+            uint8_t* stage = sRing + (size_t)s * kC23StageBytes;
+            const uint32_t win = smem_u32(stage);
+#pragma unroll
+            for (int t = 0; t < 4; ++t) {
+#pragma unroll
+                for (int c = 0; c < 2; ++c) {
+                    const uint64_t b = desc_kmajor(win + (uint32_t)(c * IMG) + (uint32_t)shift2[t] * 128u);
+                    const uint64_t a = desc_kmajor(w2_base + (uint32_t)((t * 2 + c) * kC23Chunk));
+#pragma unroll
+                    for (int kk = 0; kk < 4; ++kk) WgmmaBf16<96, 0, 0>::mma(d2, a + 2 * kk, b + 2 * kk, (t | c | kk) != 0 ? 1u : 0u);
+                }
+            }
+            wgmma_commit();
+            wgmma_wait<0>();
+            wgmma_fence_operands(d2);
+            float* st2 = reinterpret_cast<float*>(stage);
+            stage_acc_transposed(st2, wt, d2);
+            named_bar(1 + wg, 128);
+#pragma unroll
+            for (int pass = 0; pass < 2; ++pass) {
+                const int k = pass * 128 + wt;
+                if (k >= 192) continue;
+                const int pos = k % 96, g = k / 96;
+                const int Y = pos / 10, X = pos - 10 * Y;
+                if (Y >= 9 || X >= 9) continue;
+                const int r = Y * 9 + X;
+                int4 w[4];
+                p.m2[(i * 81 + r) * 2 + g] = conv23_group(st2 + pos * LDS, g, 0, p.b2, w);
+#pragma unroll
+                for (int e = 0; e < 4; ++e) *reinterpret_cast<int4*>(img2 + img_off(r, 4 * g + e)) = w[e];
+            }
+            if (wt < 56) *reinterpret_cast<int4*>(img2 + 81 * 128 + wt * 16) = make_int4(0, 0, 0, 0);
+            fence_proxy_async_smem();
+            named_bar(1 + wg, 128);
+            if ((tid & 31) == 0) mbar_arrive(&empty_bar[s]);
+            if (q < 2) mbar_wait(&w3_bar, 0);
+            wgmma_fence();
+#pragma unroll
+            for (int t = 0; t < 9; ++t) {
+                const uint64_t b = desc_kmajor(img2_base + (uint32_t)((t / 3) * 9 + t % 3) * 128u);
+                const uint64_t a = desc_kmajor(w3_base + (uint32_t)(t * kC23Chunk));
+#pragma unroll
+                for (int kk = 0; kk < 4; ++kk) WgmmaBf16<64, 0, 0>::mma(d3, a + 2 * kk, b + 2 * kk, (t | kk) != 0 ? 1u : 0u);
+            }
+            wgmma_commit();
+            int4* a2 = reinterpret_cast<int4*>(p.act2 + i * 5184);
+#pragma unroll
+            for (int m = 0; m < 6; ++m) {
+                const int k = m * 128 + wt;
+                if (k < 648) a2[k] = *reinterpret_cast<const int4*>(img2 + img_off(k >> 3, k & 7));
+            }
+            wgmma_wait<0>();
+            wgmma_fence_operands(d3);
+            named_bar(1 + wg, 128);
+            stage_acc_transposed_sw(st3, wt, d3);
+            named_bar(1 + wg, 128);
+            {
+                const int pw = wt & 63, g = wt >> 6;
+                const int y = pw / 9, x = pw - 9 * y;
+                if (y < 7 && x < 7) {
+                    const int64_t orow = i * 49 + y * 7 + x;
+                    int4 w[4];
+                    p.m3[orow * 2 + g] = conv23_group(st3 + pw * 64, g, pw & 7, p.b3, w);
+                    bf16* dst = p.act3 + orow * 64 + g * 32;
+                    st_global_32b(dst, w[0], w[1]);
+                    st_global_32b(dst + 16, w[2], w[3]);
+                }
+            }
+        }
+    }
+}
+
+static int launch_conv23_fwd(const bf16* act1, const bf16* w2, const bf16* w3, const Conv23Params& p, cudaStream_t s,
+                             const char* what) {
+    if (p.n < 1) return fail(B200RL_ERR_INVALID_ARGUMENT, "%s: n = %d", what, p.n);
+    static SmemAttrCache attr;
+    if (int rc = attr.ensure(tc_conv23_fwd, kC23Smem, what)) return rc;
+    int grid = num_sms();
+    if (grid > p.n) grid = p.n;
+    CUtensorMap tmA, tmW2, tmW3;
+    memset(&tmA, 0, sizeof(tmA));
+    memset(&tmW2, 0, sizeof(tmW2));
+    memset(&tmW3, 0, sizeof(tmW3));
+    int rc;
+    if ((rc = make_tmap_3d(&tmA, act1, p.n, 100, 128, kC23WinRows, what))) return rc;
+    if ((rc = make_tmap_2d(&tmW2, w2, 64, 512, 64, what))) return rc;
+    if ((rc = make_tmap_2d(&tmW3, w3, 64, 576, 64, what))) return rc;
+    tc_conv23_fwd<<<grid, kConv23Threads, kC23Smem, s>>>(tmA, tmW2, tmW3, p);
+    return check_launch(what);
+}
+
+}
diff --git a/cleanrl_b200/csrc/tc_conv_win.cuh b/cleanrl_b200/csrc/tc_conv_win.cuh
--- a/cleanrl_b200/csrc/tc_conv_win.cuh
+++ b/cleanrl_b200/csrc/tc_conv_win.cuh
@@ -295,11 +295,10 @@
 __global__ void __launch_bounds__(kConvWinTThreads, 1) tc_conv_win_t(const __grid_constant__ CUtensorMap tmA,
                                                                      const __grid_constant__ CUtensorMap tmW, const WinParams p,
                                                                      int total_tiles) {
-    static_assert(BP == 64 || BP % 128 == 0, "the epilogue's 128 threads per warpgroup cover whole position rows");
+    static_assert(BP % 128 == 0, "the epilogue's 128 threads per warpgroup cover whole position rows");
     static_assert(STAGES % 2 == 0, "each consumer warpgroup owns every other stage");
-    constexpr int TPP = BP >= 128 ? 1 : 2;
-    constexpr int PPR = 128 / TPP;
-    constexpr int RPT = BP >= 128 ? BP / 128 : 1;
+    constexpr int PPR = 128;
+    constexpr int RPT = BP / 128;
     constexpr int A_CHUNK = 64 * 128;
     constexpr int LDS = kConvWinTLds;
     extern __shared__ uint8_t smem_raw[];
@@ -346,7 +345,7 @@
         const uint32_t w_base = smem_u32(sW);
         const uint32_t mW = (65536u + (uint32_t)p.Wp - 1u) / (uint32_t)p.Wp;
         constexpr int NW = 2;
-        const int pw = wt % PPR, gq = wt / PPR;
+        const int pw = wt;
         float d[BP / 2];
 #pragma unroll
         for (int e = 0; e < BP / 2; ++e) d[e] = 0.f;
@@ -404,18 +403,13 @@
                 float* srow = st + (rr * PPR + pw) * LDS;
 #pragma unroll
                 for (int g = 0; g < NW; ++g) {
-                    if (TPP == 2 && g != gq) continue;
-                    if (TPP == 1 && (!valid[rr] || g * 32 >= p.N)) continue;
+                    if (!valid[rr] || g * 32 >= p.N) continue;
                     uint32_t v[32];
 #pragma unroll
                     for (int e = 0; e < 8; ++e) {
                         const float4 f = *reinterpret_cast<const float4*>(srow + g * 32 + 4 * e);
                         v[4 * e] = __float_as_uint(f.x); v[4 * e + 1] = __float_as_uint(f.y);
                         v[4 * e + 2] = __float_as_uint(f.z); v[4 * e + 3] = __float_as_uint(f.w);
-                    }
-                    if (TPP == 2) {
-                        named_bar(1 + wg, 128);
-                        if (!valid[rr] || g * 32 >= p.N) continue;
                     }
                     if (p.bias) {
                         const float4* bp = reinterpret_cast<const float4*>(p.bias + g * 32);
@@ -463,7 +457,7 @@
 #pragma unroll
                     for (int e = 0; e < 4; ++e) brow[e] = w[e];
                 }
-                if (gq == 0) *reinterpret_cast<longlong2*>(srow + 64) = make_longlong2(valid[rr] ? o1[rr] : -1, o2[rr]);
+                *reinterpret_cast<longlong2*>(srow + 64) = make_longlong2(valid[rr] ? o1[rr] : -1, o2[rr]);
             }
             named_bar(1 + wg, 128);
 #pragma unroll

__________

:: Your goal ::
An exact copy of the lines above, from the one containing "2) mbar_wait(&w3_bar, 0);" down to the one containing "64 + g * 32;" and including both, is the whole answer; retype it and nothing else.

:: Task output ::
+            if (q < 2) mbar_wait(&w3_bar, 0);
+            wgmma_fence();
+#pragma unroll
+            for (int t = 0; t < 9; ++t) {
+                const uint64_t b = desc_kmajor(img2_base + (uint32_t)((t / 3) * 9 + t % 3) * 128u);
+                const uint64_t a = desc_kmajor(w3_base + (uint32_t)(t * kC23Chunk));
+#pragma unroll
+                for (int kk = 0; kk < 4; ++kk) WgmmaBf16<64, 0, 0>::mma(d3, a + 2 * kk, b + 2 * kk, (t | kk) != 0 ? 1u : 0u);
+            }
+            wgmma_commit();
+            int4* a2 = reinterpret_cast<int4*>(p.act2 + i * 5184);
+#pragma unroll
+            for (int m = 0; m < 6; ++m) {
+                const int k = m * 128 + wt;
+                if (k < 648) a2[k] = *reinterpret_cast<const int4*>(img2 + img_off(k >> 3, k & 7));
+            }
+            wgmma_wait<0>();
+            wgmma_fence_operands(d3);
+            named_bar(1 + wg, 128);
+            stage_acc_transposed_sw(st3, wt, d3);
+            named_bar(1 + wg, 128);
+            {
+                const int pw = wt & 63, g = wt >> 6;
+                const int y = pw / 9, x = pw - 9 * y;
+                if (y < 7 && x < 7) {
+                    const int64_t orow = i * 49 + y * 7 + x;
+                    int4 w[4];
+                    p.m3[orow * 2 + g] = conv23_group(st3 + pw * 64, g, pw & 7, p.b3, w);
+                    bf16* dst = p.act3 + orow * 64 + g * 32;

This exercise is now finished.